··· Data listing

-  const int nsteps = ngroups * 9;
+  auto frag = [&](const f16* base, int row, int q) {
+    return __builtin_shufflevector(*reinterpret_cast<const v4i_*>(base + row * 64 + (((q) ^ ((row >> 1) & 7)) << 3)),
+                                   *reinterpret_cast<const v4i_*>(base + row * 64 + (((4 + q) ^ ((row >> 1) & 7)) << 3)), 0, 1, 2, 3, 4, 5, 6, 7);
+  };
+  auto lane_rq = [&](int& r, int& q) {
+    r = r16;
+    q = q16;
+    asm volatile("" : "+v"(r), "+v"(q));
+  };
+  auto a_read = [&](v8i_ (&aw)[MB], int tap) {
+    const int ty = tap / 3, tx = tap - ty * 3;
+    int r, q;
+    lane_rq(r, q);
+#pragma unroll
+    for (int mb = 0; mb < MB; ++mb) aw[mb] = frag(halo, (wid * MB + mb + ty) * 18 + r + tx, q);
+  };
+  auto lo4 = [](v8i_ x) { return __builtin_bit_cast(f16x8, __builtin_shufflevector(x, x, 0, 1, 2, 3)); };
+  auto hi4 = [](v8i_ x) { return __builtin_bit_cast(f16x8, __builtin_shufflevector(x, x, 4, 5, 6, 7)); };
+  auto barrier = [&]() {
+    __builtin_amdgcn_s_barrier();
+    asm volatile("" ::: "memory");
+  };
+
   w_dma(0);
   w_dma(1);
-  halo_load(0);
+  halo_load(0, true);
   halo_store();
-  asm volatile("s_waitcnt vmcnt(0)" ::: "memory");
-  __syncthreads();
-
-  int step = 0;
-  for (int g = 0; g < ngroups; ++g) {
+  asm volatile("s_waitcnt vmcnt(0) lgkmcnt(0)" ::: "memory");
+  barrier();
+
+  auto run_group = [&](auto plane, int g) {
+    constexpr bool MX = decltype(plane)::value;
     const bool next_group = g + 1 < ngroups;
+    const int step0 = g * 9;
+    v8i_ aw[2][MB];
+    a_read(aw[0], 0);
+#pragma unroll
+    for (int tap = 0; tap < 9; ++tap) {
+      if (next_group || tap < 7) w_dma(step0 + tap + 2);
+      if (tap == 0) {
+        asm volatile("" ::: "memory");
+        __builtin_amdgcn_sched_barrier(0);
+        halo_load(g + 1, next_group);
+      }
+      const f16* wt = wbuf0 + (tap % 3) * WT;
+      v8i_ bw[2];
+      int rb, qb;
+      lane_rq(rb, qb);
+      bw[0] = frag(wt, rb, qb);
+      bw[1] = frag(wt, 16 + rb, qb);
+      if (tap < 8) a_read(aw[(tap + 1) & 1], tap + 1);
+      __builtin_amdgcn_sched_barrier(0);
+      const v8i_(&a)[MB] = aw[tap & 1];
+#pragma unroll
+      for (int nb = 0; nb < NB; ++nb) {
+        const v8i_ b8 = bw[nb & 1];
+        if constexpr (MX) {
+#pragma unroll
+          for (int mb = 0; mb < MB; ++mb) mfma_mx(acc[mb][nb], b8, a[mb], mx_sc, mx_one);
+        } else {
+#pragma unroll
+          for (int mb = 0; mb < MB; ++mb) acc[mb][nb] = T16<f16>::mfma16(lo4(b8), lo4(a[mb]), acc[mb][nb]);
+#pragma unroll
+          for (int mb = 0; mb < MB; ++mb) acc[mb][nb] = T16<f16>::mfma16(hi4(b8), hi4(a[mb]), acc[mb][nb]);
+        }
+        __builtin_amdgcn_sched_barrier(0);
+        if (nb + 2 < NB) {
+          bw[nb & 1] = frag(wt, (nb + 2) * 16 + rb, qb);
+          __builtin_amdgcn_sched_barrier(0);
+        }
+      }
+      if (!next_group && tap >= 7) asm volatile("s_waitcnt vmcnt(0) lgkmcnt(0)" ::: "memory");
+      else if (tap < 2) asm volatile("s_waitcnt vmcnt(13) lgkmcnt(0)" ::: "memory");
+      else asm volatile("s_waitcnt vmcnt(2) lgkmcnt(0)" ::: "memory");
+      barrier();
+      if (tap == 8 && next_group) {
+        halo_store();
+        asm volatile("s_waitcnt lgkmcnt(0)" ::: "memory");
+        barrier();
+      }
+    }
+  };
 #pragma unroll 1
-   for (int tap = 0; tap < 9; ++tap, ++step) {
-    if (step + 2 < nsteps) w_dma(step + 2);
-    if (tap == 0 && next_group) halo_load(g + 1);
-    const f16* wt = wbuf0 + (step % 3) * WT;
-    const int ty = tap / 3, tx = tap - ty * 3;
-    v8i_ aw[MB];
-#pragma unroll
-    for (int mb = 0; mb < MB; ++mb) {
-      const int p = (wid * MB + mb + ty) * 18 + r16 + tx;
-      aw[mb] = __builtin_shufflevector(*reinterpret_cast<const v4i_*>(halo + p * 64 + (((q16) ^ ((p >> 1) & 7)) << 3)),
-                                       *reinterpret_cast<const v4i_*>(halo + p * 64 + (((4 + q16) ^ ((p >> 1) & 7)) << 3)), 0, 1, 2, 3, 4, 5, 6, 7);
-    }
-    auto lo4 = [](v8i_ x) { return __builtin_bit_cast(f16x8, __builtin_shufflevector(x, x, 0, 1, 2, 3)); };
-    auto hi4 = [](v8i_ x) { return __builtin_bit_cast(f16x8, __builtin_shufflevector(x, x, 4, 5, 6, 7)); };
-    constexpr int NH = 2;
-#pragma unroll
-    for (int h = 0; h < NB / NH; ++h) {
-      v8i_ bw[NH];
-#pragma unroll
-      for (int k = 0; k < NH; ++k) {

······

Restate the records word for word, leaving nothing out.

-  const int nsteps = ngroups * 9;
+  auto frag = [&](const f16* base, int row, int q) {
+    return __builtin_shufflevector(*reinterpret_cast<const v4i_*>(base + row * 64 + (((q) ^ ((row >> 1) & 7)) << 3)),
+                                   *reinterpret_cast<const v4i_*>(base + row * 64 + (((4 + q) ^ ((row >> 1) & 7)) << 3)), 0, 1, 2, 3, 4, 5, 6, 7);
+  };
+  auto lane_rq = [&](int& r, int& q) {
+    r = r16;
+    q = q16;
+    asm volatile("" : "+v"(r), "+v"(q));
+  };
+  auto a_read = [&](v8i_ (&aw)[MB], int tap) {
+    const int ty = tap / 3, tx = tap - ty * 3;
+    int r, q;
+    lane_rq(r, q);
+#pragma unroll
+    for (int mb = 0; mb < MB; ++mb) aw[mb] = frag(halo, (wid * MB + mb + ty) * 18 + r + tx, q);
+  };
+  auto lo4 = [](v8i_ x) { return __builtin_bit_cast(f16x8, __builtin_shufflevector(x, x, 0, 1, 2, 3)); };
+  auto hi4 = [](v8i_ x) { return __builtin_bit_cast(f16x8, __builtin_shufflevector(x, x, 4, 5, 6, 7)); };
+  auto barrier = [&]() {
+    __builtin_amdgcn_s_barrier();
+    asm volatile("" ::: "memory");
+  };
+
   w_dma(0);
   w_dma(1);
-  halo_load(0);
+  halo_load(0, true);
   halo_store();
-  asm volatile("s_waitcnt vmcnt(0)" ::: "memory");
-  __syncthreads();
-
-  int step = 0;
-  for (int g = 0; g < ngroups; ++g) {
+  asm volatile("s_waitcnt vmcnt(0) lgkmcnt(0)" ::: "memory");
+  barrier();
+
+  auto run_group = [&](auto plane, int g) {
+    constexpr bool MX = decltype(plane)::value;
     const bool next_group = g + 1 < ngroups;
+    const int step0 = g * 9;
+    v8i_ aw[2][MB];
+    a_read(aw[0], 0);
+#pragma unroll
+    for (int tap = 0; tap < 9; ++tap) {
+      if (next_group || tap < 7) w_dma(step0 + tap + 2);
+      if (tap == 0) {
+        asm volatile("" ::: "memory");
+        __builtin_amdgcn_sched_barrier(0);
+        halo_load(g + 1, next_group);
+      }
+      const f16* wt = wbuf0 + (tap % 3) * WT;
+      v8i_ bw[2];
+      int rb, qb;
+      lane_rq(rb, qb);
+      bw[0] = frag(wt, rb, qb);
+      bw[1] = frag(wt, 16 + rb, qb);
+      if (tap < 8) a_read(aw[(tap + 1) & 1], tap + 1);
+      __builtin_amdgcn_sched_barrier(0);
+      const v8i_(&a)[MB] = aw[tap & 1];
+#pragma unroll
+      for (int nb = 0; nb < NB; ++nb) {
+        const v8i_ b8 = bw[nb & 1];
+        if constexpr (MX) {
+#pragma unroll
+          for (int mb = 0; mb < MB; ++mb) mfma_mx(acc[mb][nb], b8, a[mb], mx_sc, mx_one);
+        } else {
+#pragma unroll
+          for (int mb = 0; mb < MB; ++mb) acc[mb][nb] = T16<f16>::mfma16(lo4(b8), lo4(a[mb]), acc[mb][nb]);
+#pragma unroll
+          for (int mb = 0; mb < MB; ++mb) acc[mb][nb] = T16<f16>::mfma16(hi4(b8), hi4(a[mb]), acc[mb][nb]);
+        }
+        __builtin_amdgcn_sched_barrier(0);
+        if (nb + 2 < NB) {
+          bw[nb & 1] = frag(wt, (nb + 2) * 16 + rb, qb);
+          __builtin_amdgcn_sched_barrier(0);
+        }
+      }
+      if (!next_group && tap >= 7) asm volatile("s_waitcnt vmcnt(0) lgkmcnt(0)" ::: "memory");
+      else if (tap < 2) asm volatile("s_waitcnt vmcnt(13) lgkmcnt(0)" ::: "memory");
+      else asm volatile("s_waitcnt vmcnt(2) lgkmcnt(0)" ::: "memory");
+      barrier();
+      if (tap == 8 && next_group) {
+        halo_store();
+        asm volatile("s_waitcnt lgkmcnt(0)" ::: "memory");
+        barrier();
+      }
+    }
+  };
 #pragma unroll 1
-   for (int tap = 0; tap < 9; ++tap, ++step) {
-    if (step + 2 < nsteps) w_dma(step + 2);
-    if (tap == 0 && next_group) halo_load(g + 1);
-    const f16* wt = wbuf0 + (step % 3) * WT;
-    const int ty = tap / 3, tx = tap - ty * 3;
-    v8i_ aw[MB];
-#pragma unroll
-    for (int mb = 0; mb < MB; ++mb) {
-      const int p = (wid * MB + mb + ty) * 18 + r16 + tx;
-      aw[mb] = __builtin_shufflevector(*reinterpret_cast<const v4i_*>(halo + p * 64 + (((q16) ^ ((p >> 1) & 7)) << 3)),
-                                       *reinterpret_cast<const v4i_*>(halo + p * 64 + (((4 + q16) ^ ((p >> 1) & 7)) << 3)), 0, 1, 2, 3, 4, 5, 6, 7);
-    }
-    auto lo4 = [](v8i_ x) { return __builtin_bit_cast(f16x8, __builtin_shufflevector(x, x, 0, 1, 2, 3)); };
-    auto hi4 = [](v8i_ x) { return __builtin_bit_cast(f16x8, __builtin_shufflevector(x, x, 4, 5, 6, 7)); };
-    constexpr int NH = 2;
-#pragma unroll
-    for (int h = 0; h < NB / NH; ++h) {
-      v8i_ bw[NH];
-#pragma unroll
-      for (int k = 0; k < NH; ++k) {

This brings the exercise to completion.